# Total newbie- with total newbie.. dont knows??? fencing/ portable?



## wannabchick (May 12, 2011)

Hello everyone, 
I just got two little adorable doelings.. nigerian dwarfs/ one is 6 days old/Bella and another will be two weeks old on Saturday/Boochi

 They are precious.
	

	
	
		
		

		
			













Thinking of what to do about fencing in the future.  I keep reading... cattle panels, then not to do that, then get stock panels, then dont, then get combination panels, then dont.. LOL

My goal.. which I did read so many post here, to be able to get some panels.. about 6 of them and move them around every few days.  But which panels fromTSC????

Their are so many to choose from????? Love the post and idea about the panels and connecting them together with dog swivels..

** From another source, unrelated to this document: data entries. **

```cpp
__global__ void gather_crops_kernel(const dasr_crop_desc* __restrict__ descs, int n, int C, int size, float* __restrict__ dst) {
    const long long total = (long long)n * C * size * size;
    const long long i = (long long)blockIdx.x * blockDim.x + threadIdx.x;
    if (i >= total) return;
    const int x = i % size;
    long long t = i / size;
    const int y = t % size;
    t /= size;
    const int c = t % C;
    const int k = t / C;
    const dasr_crop_desc D = descs[k];
    int ci = y, cj = x;
    if (D.flags & 4) { ci = x; cj = y; }
    if (D.flags & 2) ci = size - 1 - ci;
    if (D.flags & 1) cj = size - 1 - cj;
    const int vy = D.y0 + ci, vx = D.x0 + cj;
    float v = 0.f;
    if (c < D.C && vy >= 0 && vy < D.vH && vx >= 0 && vx < D.vW) {
        const float* s = D.src + (size_t)c * D.H * D.W;
        if (D.vH == D.H && D.vW == D.W) {
            v = s[(size_t)vy * D.W + vx];
        } else {
            float fy = ((float)vy + 0.5f) * ((float)D.H / (float)D.vH) - 0.5f, fx = ((float)vx + 0.5f) * ((float)D.W / (float)D.vW) - 0.5f;
            int y0 = (int)floorf(fy), x0 = (int)floorf(fx);
            const float wy = fy - (float)y0, wx = fx - (float)x0;
            const int y1 = min(max(y0 + 1, 0), D.H - 1), x1 = min(max(x0 + 1, 0), D.W - 1);
            y0 = min(max(y0, 0), D.H - 1);
            x0 = min(max(x0, 0), D.W - 1);
            v = (1.f - wy) * ((1.f - wx) * s[(size_t)y0 * D.W + x0] + wx * s[(size_t)y0 * D.W + x1]) +
                wy * ((1.f - wx) * s[(size_t)y1 * D.W + x0] + wx * s[(size_t)y1 * D.W + x1]);
        }
    }
    dst[i] = v;
}

extern "C" int dasr_gather_crops(const dasr_crop_desc* descs_dev, int32_t n, int32_t C, int32_t size, float* dst, void* stream) {
    const long long total = (long long)n * C * size * size;
    if (total <= 0 || !descs_dev || !dst) return DASR_EINVAL;
    DASR_LAUNCH(gather_crops_kernel, dim3((unsigned)((total + 255) / 256)), dim3(256), 0, as_stream(stream), descs_dev, n, C, size, dst);
    return (int)hipGetLastError();
}

extern "C" void* dasr_event_create(void) {
    hipEvent_t e = nullptr;
    if (hipEventCreateWithFlags(&e, hipEventDisableTiming) != hipSuccess) return nullptr;
    return (void*)e;
}

extern "C" int dasr_event_destroy(void* ev) { return ev ? (int)hipEventDestroy((hipEvent_t)ev) : 0; }

extern "C" int dasr_abi_version(void) { return DASR_ABI_VERSION; }

static thread_local int g_last_failed_op = -1;
extern "C" int dasr_last_failed_op(void) { return g_last_failed_op; }

namespace {
struct RedRow {
    char* base;
    size_t floats;
};
std::mutex g_red_mu;
std::map<std::tuple<int, const void*, hipStream_t>, RedRow> g_red_rows;
thread_local bool g_red_capture_refused = false;
}

int dasr_red_error() {
    const bool c = g_red_capture_refused;
    g_red_capture_refused = false;
    return c ? DASR_ECAPTURE : DASR_EINVAL;
}

// ... 324 lines not shown
```

Baseline: 554.6.

## Stage weight-pack source rows in LDS and batch L1 loss pixel groups

The weight pack kernel now gives each block a quantum of pieces, resolves per-cin source rows once, and stages the source rows into LDS. Taps and output pieces are then emitted from shared memory instead of each thread gathering strided params. This cuts redundant global gathers. The L1 loss kernel is templated to process several 256-pixel groups per block with vector loads when C<=4. It keeps per-group partial sums so the grid reduction stays the same, and grid_sum is split into a commit and finish step to allow this. The cost is more code complexity and extra block syncs in the pack kernel.

```diff
diff --git a/dasr_amd/csrc/common.h b/dasr_amd/csrc/common.h
--- a/dasr_amd/csrc/common.h
+++ b/dasr_amd/csrc/common.h
@@ -61,23 +61,19 @@
 int dasr_red_error();
 
 template <int K>
-__device__ __forceinline__ void grid_sum_commit(const dasr_red r, const float (&v)[K], float* const (&acc)[K], const float (&coef)[K]) {
-    if (!r.part) return;
+__device__ __forceinline__ void grid_sum_finish(const dasr_red r, const unsigned np, float* const (&acc)[K], const float (&coef)[K]) {
     __shared__ unsigned gs_last;
     __shared__ float gs_red[K][4];
-    const unsigned nb = gridDim.x;
     if (threadIdx.x == 0) {
-#pragma unroll
-        for (int k = 0; k < K; ++k) __hip_atomic_store(r.part + (size_t)k * nb + blockIdx.x, v[k], __ATOMIC_RELAXED, __HIP_MEMORY_SCOPE_AGENT);
         asm volatile("s_waitcnt vmcnt(0)" ::: "memory");
-        gs_last = __hip_atomic_fetch_add(r.ticket, 1u, __ATOMIC_RELAXED, __HIP_MEMORY_SCOPE_AGENT) == nb - 1u;
+        gs_last = __hip_atomic_fetch_add(r.ticket, 1u, __ATOMIC_RELAXED, __HIP_MEMORY_SCOPE_AGENT) == gridDim.x - 1u;
     }
     __syncthreads();
     if (!gs_last) return;
 #pragma unroll
     for (int k = 0; k < K; ++k) {
         float s = 0.f;
-        for (unsigned i = threadIdx.x; i < nb; i += 256u) s += __hip_atomic_load(r.part + (size_t)k * nb + i, __ATOMIC_RELAXED, __HIP_MEMORY_SCOPE_AGENT);
+        for (unsigned i = threadIdx.x; i < np; i += 256u) s += __hip_atomic_load(r.part + (size_t)k * np + i, __ATOMIC_RELAXED, __HIP_MEMORY_SCOPE_AGENT);
         s = wave_sum(s);
         if ((threadIdx.x & 63) == 0) gs_red[k][threadIdx.x >> 6] = s;
     }
@@ -90,6 +86,16 @@
     }
 }
 
+template <int K>
+__device__ __forceinline__ void grid_sum_commit(const dasr_red r, const float (&v)[K], float* const (&acc)[K], const float (&coef)[K]) {
+    if (!r.part) return;
+    if (threadIdx.x == 0) {
+#pragma unroll
+        for (int k = 0; k < K; ++k) __hip_atomic_store(r.part + (size_t)k * gridDim.x + blockIdx.x, v[k], __ATOMIC_RELAXED, __HIP_MEMORY_SCOPE_AGENT);
+    }
+    grid_sum_finish<K>(r, gridDim.x, acc, coef);
+}
+
 bool dasr_prof_slot(const char* tag, hipEvent_t* e0, hipEvent_t* e1);
 #define DASR_LAUNCH_TAG(tag, kfn, grid, block, lds, s, ...)                                         \
     do {                                                                                            \
diff --git a/dasr_amd/csrc/misc.hip b/dasr_amd/csrc/misc.hip
--- a/dasr_amd/csrc/misc.hip
+++ b/dasr_amd/csrc/misc.hip
@@ -9,67 +9,118 @@
 
 namespace {
 
-__global__ void pack_kernel(const dasr_pack_desc* __restrict__ descs, int ndesc, long long total,
-                            const long long* __restrict__ prefix, const float* __restrict__ params, bf16_t* __restrict__ packed) {
-    const long long gid = (long long)blockIdx.x * blockDim.x + threadIdx.x;
-    if (gid >= total) return;
+constexpr int PACK_Q = 2048;
+constexpr int PACK_NT_LDS = 16;
+__host__ __device__ constexpr int pack_cin_stride(int nt) { return 32 * nt + (33 * nt) % 64; }
+constexpr int PACK_LDS = 16 * pack_cin_stride(PACK_NT_LDS);
+
+__global__ __launch_bounds__(256) void pack_kernel(const dasr_pack_desc* __restrict__ descs, int ndesc, long long total, int quantum,
+                                                   const long long* __restrict__ prefix, const float* __restrict__ params, bf16_t* __restrict__ packed) {
+    __shared__ float src[PACK_LDS];
+    __shared__ long long rowbase[16];
+    __shared__ int rowstride[16];
+    __shared__ int rowtr[16];
+    const int tid = threadIdx.x, lane = tid & 63, wave = __builtin_amdgcn_readfirstlane(tid >> 6);
+    const long long q0 = (long long)blockIdx.x * quantum, q1 = q0 + quantum < total ? q0 + quantum : total;
     int lo = 0, hi = ndesc - 1;
     while (lo < hi) {
         const int mid = (lo + hi + 1) >> 1;
-        if (prefix[mid] <= gid) lo = mid; else hi = mid - 1;
-    }
-    const dasr_pack_desc& D = descs[lo];
-    long long q = gid - prefix[lo];
-    const int lane = q & 63;
-    q >>= 6;
-    const int mi = q % D.mt;
-    q /= D.mt;
-    const int tap = q % D.ntaps;
-    q /= D.ntaps;
-    const int nchunks = D.cin_pad >> 4;
-    const int ckv = q % nchunks;
-    const int mg = q / nchunks;
-    const int oc = (mg * D.mt + mi) * 32 + (lane & 31);
-    const int kreal = D.fmt >= 3 ? nchunks / 3 : nchunks;
-    const int part = ckv / kreal, ck = ckv - part * kreal;
-    const int c0 = ck * 16 + 8 * (lane >> 5);
-    bf16x8 vh, vl;
-#pragma unroll
-    for (int e = 0; e < 8; ++e) {
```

Then what size Dog Swivels do I purchase

Was thinking about the electric netting... but not so sure about that??

Help.. what should I do???
thanks so much
xoxoxo


----------



## happydodgefarm6113 (May 12, 2011)

From Syracuse NY.  Your little ones are very adorable. New myself so I can't answer fencing ?. Good luck and enjoy!


----------



## Cara Peachick (May 12, 2011)

We have the electric net fencing from Premier One.  It works great, but you need to train your goats to it.  It doesn't take long - just an hour or so, and it is very easy to move.  It is expensive initially, and I don't think Nigerians require that strong a fence, but the ease in moving it may make it worth it in the long run.  We have LaManchas and move the fence every 3 weeks or so.  

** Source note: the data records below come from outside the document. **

__device__ __forceinline__ double sel_d2(const double* __restrict__ h, int symmetric, double x1, double y1, double x2, double y2)
{
    double d2 = fwd_d2(h[0], h[1], h[2], h[3], h[4], h[5], h[6], h[7], h[8], x1, y1, x2, y2);
    if (symmetric) {
        const double a0 = h[4] * h[8] - h[5] * h[7], a1 = h[2] * h[7] - h[1] * h[8], a2 = h[1] * h[5] - h[2] * h[4];
        const double a3 = h[5] * h[6] - h[3] * h[8], a4 = h[0] * h[8] - h[2] * h[6], a5 = h[2] * h[3] - h[0] * h[5];
        const double a6 = h[3] * h[7] - h[4] * h[6], a7 = h[1] * h[6] - h[0] * h[7], a8 = h[0] * h[4] - h[1] * h[3];
        d2 = d2 + fwd_d2(a0, a1, a2, a3, a4, a5, a6, a7, a8, x2, y2, x1, y1);
    }
    return d2;
}

template <bool BY_WEIGHT>
__global__ void __launch_bounds__(256)
k_sel_argmax(const int* __restrict__ counts, const int* __restrict__ weights, const int* __restrict__ orig, int Mc, int need,
             unsigned int my_off, unsigned long long* __restrict__ key, int* __restrict__ scores_full)
{
    const int c = blockIdx.x * 256 + threadIdx.x;
    unsigned long long k = 0;
    if (c < Mc) {
        const int o = orig ? orig[c] : c;
        const int cnt = counts[c];
        const int rank = BY_WEIGHT ? weights[c] : cnt;
        const bool eligible = cnt >= need;
        if (eligible) k = sel_key(rank, my_off + (unsigned int)o);
        if (scores_full) scores_full[o] = eligible ? rank : -1;
    }
    const unsigned long long b = wg_max_u64(k);
    if (threadIdx.x == 0 && b) atomicMax(key, b);
}

__global__ void __launch_bounds__(256)
k_sel_argmax_gathered(const int* __restrict__ gathered, int world, int longest, int base, int rem,
                      unsigned long long* __restrict__ key)
{
    const int c = blockIdx.x * 256 + threadIdx.x;
    unsigned long long k = 0;
    if (c < world * longest && gathered[c] >= 0) {
        const int r = c / longest, j = c - r * longest;
        k = sel_key(gathered[c], (unsigned int)(r * base + (r < rem ? r : rem) + j));
    }
    const unsigned long long b = wg_max_u64(k);
    if (threadIdx.x == 0 && b) atomicMax(key, b);
}

__global__ void __launch_bounds__(256)
k_sel_record(const int* __restrict__ rank, const int* __restrict__ orig, const double* __restrict__ Hs, int Mc,
             unsigned int my_off, const unsigned long long* __restrict__ key_local, int err, int mode, SelRecord* __restrict__ record)
{
    const int c = blockIdx.x * 256 + threadIdx.x;
    const unsigned long long kl = *key_local;
    if (c == 0) { record->err = err; record->mode = mode; }
    if (c >= Mc || !kl) return;
    const int o = orig ? orig[c] : c;
    if (sel_key(rank[c], my_off + (unsigned int)o) != kl) return;
    record->key = kl;
    const double* h = Hs + 9 * (size_t)c;
    for (int q = 0; q < 9; ++q) record->H[q] = h[q];
}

When training to the fence, the goats will stay well away from the fence for a few days.  It is also helpful if they have some place to flee where they are not surrounded by the fence.  We connected the electric fence to a premanently fenced yard at first.  After a few days, though, they know not to touch the fence and they are also not hesitant to go into that area.  When we trained our dogs to the same fence, they had no place to flee, and they just stood in the middle of the fenced area for a few days.  Now, they go right up to it, but they know not to touch.  Sounds awful, but I have shocked myself to see what it is like.  It doesn't really hurt, but it is VERY surprising! (even when you know it's coming).

Good luck!


----------



## wannabchick (May 12, 2011)

Cara Peachick said:
			
		

> We have the electric net fencing from Premier One.  It works great, but you need to train your goats to it.  It doesn't take long - just an hour or so, and it is very easy to move.  It is expensive initially, and I don't think Nigerians require that strong a fence, but the ease in moving it may make it worth it in the long run.  We have LaManchas and move the fence every 3 weeks or so.
> 
> When training to the fence, the goats will stay well away from the fence for a few days.  It is also helpful if they have some place to flee where they are not surrounded by the fence.  We connected the electric fence to a premanently fenced yard at first.  After a few days, though, they know not to touch the fence and they are also not hesitant to go into that area.  When we trained our dogs to the same fence, they had no place to flee, and they just stood in the middle of the fenced area for a few days.  Now, they go right up to it, but they know not to touch.  Sounds awful, but I have shocked myself to see what it is like.  It doesn't really hurt, but it is VERY surprising! (even when you know it's coming).
> 
> Good luck!


thank you both... and Cara- which one did you get from premeir and which energizer???? would love to know.. 
also when you say.. permenantly fenced yard.. you mean you put around a yard that was fenced.. or connected it off one fenced wall?? sorry I got confused..
xoxoox


----------



## Chirpy (May 12, 2011)

Your babies are adorable!

Most goats will respect an electric fence but some don't.  

Nigis are notorious for getting through really small spaces... smaller than you think.  So, if you go with metal fencing you need to make sure that the holes are very small.  

On warm nights my Nigis are locked safely up in the chicken run.  It has 6 ft. high 2x4 welded wire fencing that's buried in the ground.  They have their own shelter in there and toys to play on.






Goats that have things to play on, under and around are less likely to try and escape their fencing area.  That is also very true for goats having companions to be with.  Happy, content goats with a friend are less likely to go through your fences.

On really cold, stormy nights they are locked in the barn with the big goats.  I have a large outdoor fenced area for them to all play in with wooden posts cemented into the ground every 8 feet and chainlink.  There are 2x4s running across the top (to keep the big goats from climbing and leaning on it) and 2x4s running across the bottom (to keep all goats - especially the Nigis) from going under it.

Goats LOVE to rub against fencing ... it feels so good to scratch their sides and heads.  So, fencing takes a beating.  If you don't use electric fencing - then overkill from the beginning is better than trying to continually fix the fence that wasn't installed correctly at the beginning.  Once a goat gets through a fence.. they try even harder next time so don't let them get through to begin with.


----------